This doesn't hide it's process in any way, should I be concerned?

----------


## dnoahjr

You should always be concerned when it comes to any type of bot. It's a risk you take though. I am sure anyone you ask will tell you the same thing, dont turn it on and go on vacation for a week. Use it, check in on it, do guild chats, talk to other users, make yourself as human as possible. 

I have been using it for weeks now, and never been caught. Have 3 toons at 450 fishing, 1 toon finished all the Dal coins achievement, and in my spare time fishing for the damn rat. Although Mr Fish It is not working 100% in the sewers for me.

----------


## Blade Fatality

Awesome job! I will be using this with leveling my fishing :-).

+rep

----------


## Aes

got 1 - 450 with this lol thanks

----------


## StitchMitch

First of all, GREAT program, easily, imo, the best fishing bot out there! So +rep for that..

Just have one question, and its not due to your programming, but i have a fairly high latency in comparison to what most people receive, and as a result the bot is recasting before its had time to send/recieve loot instructions thus its missing the fish.. So its getting my fishing up, but not getting the fish or my achievements.. So far 1-350ish, and only caught 490 fish..

So, great programming, but any idea on how i could put in a delay between catching it and the recast..

Thanks,
Mitch

EDIT: I just double checked because i may have missed if you were planning on adding a delay or not (for more humanistic reasons), i thought i saw it but ctrl+f returned nothing so sorry if it was listed.

----------


## Nesox

im aware of it and it doesnt really like lag at all, in the new version u can enter a value to make it wait after looting before it casts again. I think it's posted on the previous page make a macro of some sort to make it take abit longer.

----------


## StitchMitch

Thanks for the reply..

I just tried it with a GCD triggering macro, listed on the previous page and works a treat now..

Mitch

EDIT: Nah, its still doing the same thing  :Frown:

----------


## T-ReX

can it loot by it self?

----------


## Nesox

> can it loot by it self?


yes. turn autoloot on

----------


## Kalinka

Thx for that great Bot! It helps me pushing my Fishing Skill to 450 and earn the Coin Achivement! Now I'm going to fish that bad Rat  :Wink: 

MfG from Germany - Kalinka

----------


## [Goshan]

even tho im having problems with dualbotting i have to say that this is an awesome bot mainly cause you can alt-tab and go do something else (watch porn) while the bot fishes for you.
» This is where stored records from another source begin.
template <int TPB, int QPT, int R, int G, bool FILTER, bool IMPL, bool REV, int RUNS, bool U64 = false>
__global__ void __launch_bounds__(TPB, TPB / 256)
k_tok_lds(AccelView a, const u32 *__restrict__ qc, const u32 *__restrict__ qs, const u32 *__restrict__ qe,
          u64 nq, i32 min_bp, u64 *__restrict__ offsets, u32 *__restrict__ ovals, u64 cap, ScanWs *ws,
          u32 epoch, u32 ticket_base, u32 stage_cap, u32 spin_limit, const u64 *__restrict__ d_base,
          u64 *__restrict__ d_total_out) {
    extern __shared__ __attribute__((aligned(16))) u32 smem[];
    constexpr int NW = TPB / 64, GW = NW / G;
    static_assert(GW * R <= 64, "one lane per wave part in the group's scan");
    __shared__ u32 s_tile[G];
    __shared__ u64 s_prefix[G];
    __shared__ u32 s_scan[G][GW * R];
    __shared__ u32 s_bar[G];
    constexpr u32 ROUND = GW * 64 * QPT;
    constexpr u32 TILE = ROUND * R;

    const u32 num_tiles = (u32)((nq + TILE - 1) / TILE);
    const int lane = threadIdx.x & 63;
    const int wave = __builtin_amdgcn_readfirstlane(threadIdx.x >> 6);
    const int grp = wave / GW, gwave = wave % GW;
    const u32 gtid = threadIdx.x - (u32)grp * GW * 64;
    const u32 first_tiles = gridDim.x * G;
    const bool vec_ok = ((((uintptr_t)qc) | ((uintptr_t)qs) | ((uintptr_t)qe)) & 15u) == 0;
    const bool off_vec_ok = (((uintptr_t)offsets) & 15u) == 0;
    const SearchLds L = search_lds_view(a, smem);
    u32 *stage = smem + tok_lds_bytes(a) / 4 + (size_t)wave * stage_cap;
    const u64 base = d_base ? *d_base : 0ull;

    u32 c[R][QPT], s[R][QPT], e[R][QPT];
    auto load_tile = [&](u32 t) {
#pragma unroll
        for (int r = 0; r < R; ++r)
            load_queries<QPT>(qc, qs, qe, nq, (u64)t * TILE + (u64)r * ROUND + (u64)gtid * QPT, vec_ok, c[r], s[r], e[r]);
    };
    u32 tile = blockIdx.x * G + (u32)grp;
    load_tile(tile);
    if (G > 1 && threadIdx.x < G) s_bar[threadIdx.x] = 0;
    if (!(GTARS_TOK_ABLATE & 32)) fill_search_lds<TPB>(a, smem);
    __syncthreads();

    u32 phase = 0;
    auto bar = [&]() {
        if constexpr (G == 1)
            lds_barrier();
        else
            group_barrier(&s_bar[grp], phase, (u32)GW, lane);
    };
    auto help = [&](u32 t) -> u64 {
        const u64 qb = (u64)t * TILE, qn = qb + TILE < nq ? qb + TILE : nq;
        return help_count_tile<FILTER>(a, L, qc, qs, qe, qb, qn, min_bp);
    };

    struct Prev {
        TileQ<QPT, IMPL> q[R];
        u32 wbase[R], total, tile;
    } cur, prev;
    bool have_prev = false, loaded = true;
    const bool draw = num_tiles > first_tiles;
#if GTARS_TOK_STAMPS
    u64 ts_acc[12] = {0, 0, 0, 0, 0, 0, 0, 0, 0, 0, 0, 0}, ts_last = __builtin_amdgcn_s_memtime();
#endif
    for (;;) {
        const bool has_cur = tile < num_tiles;
        u32 next_tile = num_tiles;
        if (has_cur) {
            u32 ticket = 0;
            if (draw && gtid == 0) ticket = atomicAdd(&ws->ticket, 1u);
            if (!loaded) load_tile(tile);
            loaded = false;
#if GTARS_TOK_STAMPS
            asm volatile("s_waitcnt vmcnt(0)" ::: "memory");
#endif
            TSTAMP(0);
            u32 tsum[R], inc[R];
#if GTARS_TOK_PRIO & 1
            __builtin_amdgcn_s_setprio(1);
#endif
            count_rounds<R, QPT, FILTER, IMPL, REV, RUNS, U64>(a, L, c, s, e, min_bp, cur.q, tsum);
#if GTARS_TOK_PRIO & 1
            __builtin_amdgcn_s_setprio(0);
#endif
            TSTAMP(1);
#pragma unroll
            for (int r = 0; r < R; ++r) {
                inc[r] = wave_inclusive_scan_u32(tsum[r], lane);
                if (lane == 63) s_scan[grp][r * GW + gwave] = inc[r];
            }
            if (draw && gtid == 0) s_tile[grp] = first_tiles + (ticket - ticket_base);
            bar();
            TSTAMP(2);
            if (draw) next_tile = s_tile[grp];
            const u32 v = lane < GW * R ? s_scan[grp][lane] : 0u;
            const u32 vinc = wave_inclusive_scan_u32(v, lane);
            cur.total = __builtin_amdgcn_readlane(vinc, 63);
#pragma unroll
            for (int r = 0; r < R; ++r) {
                cur.q[r].wtotal = __builtin_amdgcn_readlane(v, r * GW + gwave);
                cur.wbase[r] = __builtin_amdgcn_readlane(vinc, r * GW + gwave) - cur.q[r].wtotal;
                cur.q[r].excl = inc[r] - tsum[r];
            }
            cur.tile = tile;
            if (gtid == 0) publish_aggregate(ws->state, tile, (u64)cur.total + (tile == 0 ? base : 0ull), epoch);
        }
        u32 orel0[QPT];
        bool pre0 = false;
        const u64 prev_q0 = (u64)prev.tile * TILE + (u64)gtid * QPT;
        if (have_prev && gwave != 0)
            pre0 = stage_queries<QPT, FILTER, IMPL, REV, RUNS, U64>(a, L, qc, qs, qe, min_bp, prev.q[0], prev_q0, cap, stage, stage_cap, orel0);
        if (have_prev && gwave == 0) {
            const u64 excl = (GTARS_TOK_ABLATE & 1) ? (u64)prev.tile * 2400u
                                                    : (draw ? resolve_prefix_helping<1>(ws->state, prev.tile, (u64)prev.total, lane, epoch, spin_limit, base, help)
                                                            : resolve_prefix_helping<GTARS_TOK_LB_W1>(ws->state, prev.tile, (u64)prev.total, lane, epoch,
                                                                                                      spin_limit, base, help));
            if (lane == 0) {
                s_prefix[grp] = excl;
                if (prev.tile == num_tiles - 1) {
                    offsets[nq] = excl + (u64)prev.total;
                    ws->total = excl + (u64)prev.total;
                    if (d_total_out) *d_total_out = excl + (u64)prev.total;
                }
            }
        }
        TSTAMP(7);
        if (have_prev) {
            if (gwave == 0)
                pre0 = stage_queries<QPT, FILTER, IMPL, REV, RUNS, U64>(a, L, qc, qs, qe, min_bp, prev.q[0], prev_q0, cap, stage, stage_cap, orel0);
            TSTAMP(3);
            bar();
            TSTAMP(4);
#if GTARS_TOK_PRIO & 2
            __builtin_amdgcn_s_setprio(1);
#endif
#pragma unroll
            for (int r = 0; r < R; ++r) {
                const u64 q0 = (u64)prev.tile * TILE + (u64)r * ROUND + (u64)gtid * QPT;
                if (r == 0 && pre0)
                    flush_queries<QPT>(nq, prev.q[0].wtotal, orel0, q0, s_prefix[grp] + prev.wbase[0], offsets, ovals, cap, off_vec_ok,
                                       stage, lane);
                else
                    write_queries<QPT, FILTER, IMPL, REV, RUNS, U64>(a, L, qc, qs, qe, nq, min_bp, prev.q[r], q0, s_prefix[grp] + prev.wbase[r],
                                                          offsets, ovals, cap, off_vec_ok, stage, stage_cap, lane);
            }
        }
#if GTARS_TOK_PRIO & 2
        __builtin_amdgcn_s_setprio(0);
#endif
        TSTAMP(5);
        bar();
        TSTAMP(6);
        if (!has_cur) break;
        prev = cur;
        have_prev = true;
        tile = next_tile;
    }
#if GTARS_TOK_STAMPS
    if (lane == 0 && wave < 2) {
        for (int k = 0; k < 11; ++k) atomicAdd(&g_tok_stamps[wave][k], ts_acc[k]);
        atomicAdd(&g_tok_stamps[wave][11], 1ull);
    }
#endif
}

very awesome nesox  :Big Grin:  +Rep

----------


## r00tman

nice bot nesox :P +repz 4 you mister

----------


## Damiano41790

When I try to run the program, when I press start it tells me to select the process and key bindings. I have done all of that and it still refuses to run. What am I doing wrong?

----------


## Nesox

dont type in the comboboxes also u need to have keybinds for all of them and a selected process, btw eta to new release shoud be about 3-5 days so make sure you update cus this new one im working on is alot better xD

----------


## niblo

How large chance is there that Warden or WoWs other security would notice this if i wouldn't leave this overnight ?
+rep x3  :Smile:

----------


## Fishy80

one thing I noticed that may be causing that persons issue with please select the wow process and keybinds...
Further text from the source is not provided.